One thing that may not come across from exploring these use cases, is that this is not really any more complicated then the alternative ways to collect data. Two obvious alternatives would be implementing an HTTP API (e.x. a Prometheus or OpenTelemetry client) or use MQTT for a more embedded friendly approach.

These approaches would likely be much more complicated if you were approaching it at the same level as these SNMP examples. The thing that they has going for them is that since they’re is built off of immensely more popular technologies. This lets the tooling and documentation reduce the mental burden for getting started. There are 100’s of relatively well supported tools instead of a 1 or 2. This means you’re much more likely to find a library or tool that provides the right level of abstraction and defaults.

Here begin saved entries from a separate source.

+    const bool vec = a.raw_vec_ok != 0;
+    const int64_t hi_idx = vec ? ((a.raw_stride - 2) & ~(int64_t)1) : (a.raw_stride - 2);
+    float2 *yw = a.y_w + (int64_t)strm * a.y_stride + pos0;
+    const int64_t rbase = pos0 * DECIM - (NTAPS - 1);
+    static_assert(GATE_RAW_DEPTH % 2 == 0 && GATE_SLOTS % 2 == 0, "a group is whole pairs, a pair does not straddle the ring's wrap");
+    const int ngroups = nfull / GATE_RAW_DEPTH;
+    const bool at_start = pos0 == 0;
+    int back_seen = 0;
+    if (ngroups > 0) {
+      GateRawRegs buf[GATE_RAW_DEPTH];
+#pragma unroll
+      for (int u = 0; u < GATE_RAW_DEPTH; ++u) {
+        gate_load_raw(buf[u], xs, hi_idx, rbase + (int64_t)u * 64 * DECIM, lane, vec);
+        wv::compiler_fence();
+      }
+      int g_fast = 0;
+      if (vec) {
+        const int64_t j_max = (hi_idx - 2 * (GATE_RAW4 - 1) - rbase) / (64 * DECIM);
+        int64_t gf = (j_max + 1) / GATE_RAW_DEPTH - 1;
+        gf = (gf < 0) ? 0 : gf;
+        g_fast = (gf > ngroups) ? ngroups : (int)gf;
+      }
+      auto group = [&](int grp, auto interior) {
+#pragma unroll
+        for (int u = 0; u < GATE_RAW_DEPTH; ++u) {
+          const int k = grp * GATE_RAW_DEPTH + u;
+          if ((u & 1) == 0)
+            while (k + 1 - back_seen >= GATE_SLOTS) { back_seen = wv::lds_load(&sh.back_seq); if (k + 1 - back_seen >= GATE_SLOTS) wv::backoff(); }
+          const float2 yv = gate_fir_step(buf[u], sh.rawtile, lane, u == 0 && grp == 0 && at_start);
+          gate_load_raw<decltype(interior)::value>(buf[u], xs, hi_idx, rbase + (int64_t)(k + GATE_RAW_DEPTH) * 64 * DECIM, lane, vec);
+          yw[64 * k + lane] = yv;
+          sh.slots[k % GATE_SLOTS].yv[lane] = yv;
+          gate_spec_dc(sh.slots[k % GATE_SLOTS], yv, prev_yv, lane);
+          if ((u & 1) == 1) wv::lds_store(&sh.fir_seq, k + 1, lane);
+        }
+      };
+      int grp = 0;
+      for (; grp < g_fast; ++grp) group(grp, GateTrue());
+      for (; grp < ngroups; ++grp) group(grp, GateFalse());
+    }
+    gate_filter_tail(sh, xs, hi_idx, rbase, vec, yw, ngroups * GATE_RAW_DEPTH, nsteps, n, at_start, back_seen, prev_yv, lane);
+    wv::global_release();
+    wv::lds_store(&sh.prod_done, 1, lane);
+  } else if (role == 3) {
+    for (int j = lane; j < WIN_LEN; j += 64) sh.win[j] = st->win[j];
+    int win_index = win_index0;
+    wv::wave_sync();
+    int fir_seen = 0;
+    int k = 0;
+    for (; k < npaired; k += 2) {
+      while (fir_seen <= k + 1) { fir_seen = wv::lds_load(&sh.fir_seq); if (fir_seen <= k + 1) wv::backoff(); }
+      GateSlot &s0 = sh.slots[k % GATE_SLOTS], &s1 = sh.slots[k % GATE_SLOTS + 1];
+      gate_produce_pair(s0, s1, s0.yv[lane], s1.yv[lane], lane, sh.win, win_index);
+      wv::lds_store(&sh.prod_seq, k + 2, lane);
+    }
+    for (; k < nsteps; ++k) {
+      while (fir_seen <= k) { fir_seen = wv::lds_load(&sh.fir_seq); if (fir_seen <= k) wv::backoff(); }
+      GateSlot &slot = sh.slots[k % GATE_SLOTS];
+      gate_produce(slot, slot.yv[lane], 64 * k, n, lane, sh.win, win_index);
+      wv::lds_store(&sh.prod_seq, k + 1, lane);
+    }
+  } else if (role == 2) {
+    float2 *lds_dc = sh.dc, *lds_tmp = sh.tmp;
+    GateBackRegs g;
+    gate_back_begin(g, st, lds_dc, pos0, strm, lane);
+    int fsm_seen = 0;
+    int k = 0;
+    for (; k < npaired; k += 2) {
+      while (fsm_seen <= k + 1) { fsm_seen = wv::lds_load(&sh.fsm_seq); if (fsm_seen <= k + 1) wv::backoff(); }
+      gate_back_pair(a, g, &sh.slots[k % GATE_SLOTS], &sh.slots[k % GATE_SLOTS + 1], 64 * k, n_total, row, lane, lds_dc, lds_tmp);
+      wv::lds_store(&sh.back_seq, k + 2, lane);
+    }
+    for (; k < nsteps; ++k) {
+      while (fsm_seen <= k) { fsm_seen = wv::lds_load(&sh.fsm_seq); if (fsm_seen <= k) wv::backoff(); }
+      bool stop;
+      gate_back(a, g, &sh.slots[k % GATE_SLOTS], 64 * k, n_total, row, lane, lds_dc, lds_tmp, stop);
+      wv::lds_store(&sh.back_seq, k + 1, lane);
+    }
+    gate_back_end(a, g, st, lds_dc, row, pos0, lane);
+  } else {
+    wv::set_priority_high();
+    GateRegs g;
+    gate_fsm_begin(g, st, n);
+    int k = 0;
     {
-      const int c = g.consumed;
-      const int first = (c > WIN_LEN) ? (c - WIN_LEN) : 0;
-      for (int i = first + lane; i < c; i += 64) {
-        const float2 v = FUSED ? wv::load_coherent(&ys[i]) : ys[i];
-        st->win[(win_index0 + i) % WIN_LEN] = wv::hypot_f(v.x, v.y);
-      }
-    }
-    if (lane == 0) {
-      st->avg_ampl = g.avg_c;
-      st->n_samples = g.f_n; st->signal_state = g.f_state; st->num_pulses = g.f_pulses;
-      st->gate_open = g.f_open; st->n_to_ungate = g.f_ung; st->wtype = g.f_type;
-      st->win_index = (win_index0 + g.consumed) % WIN_LEN;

This lets you get things working without needing to understand a mountain of details for basic tasks.

That lack of support makes it hard to generally recommend SNMP. For me that takes precedence over the technical issues with SNMP with its efficiency, security, and implementation inconsistencies which are covered in https://checkmk.com/blog/snmp-a-necessary-evil.

The only situation where I think it’s worth digging into SNMP is where you have devices like (like routers or printers) you want to collect data from and SNMP is available. Using a SNMP standard MIB beats out scraping a web UI or a proprietary interface.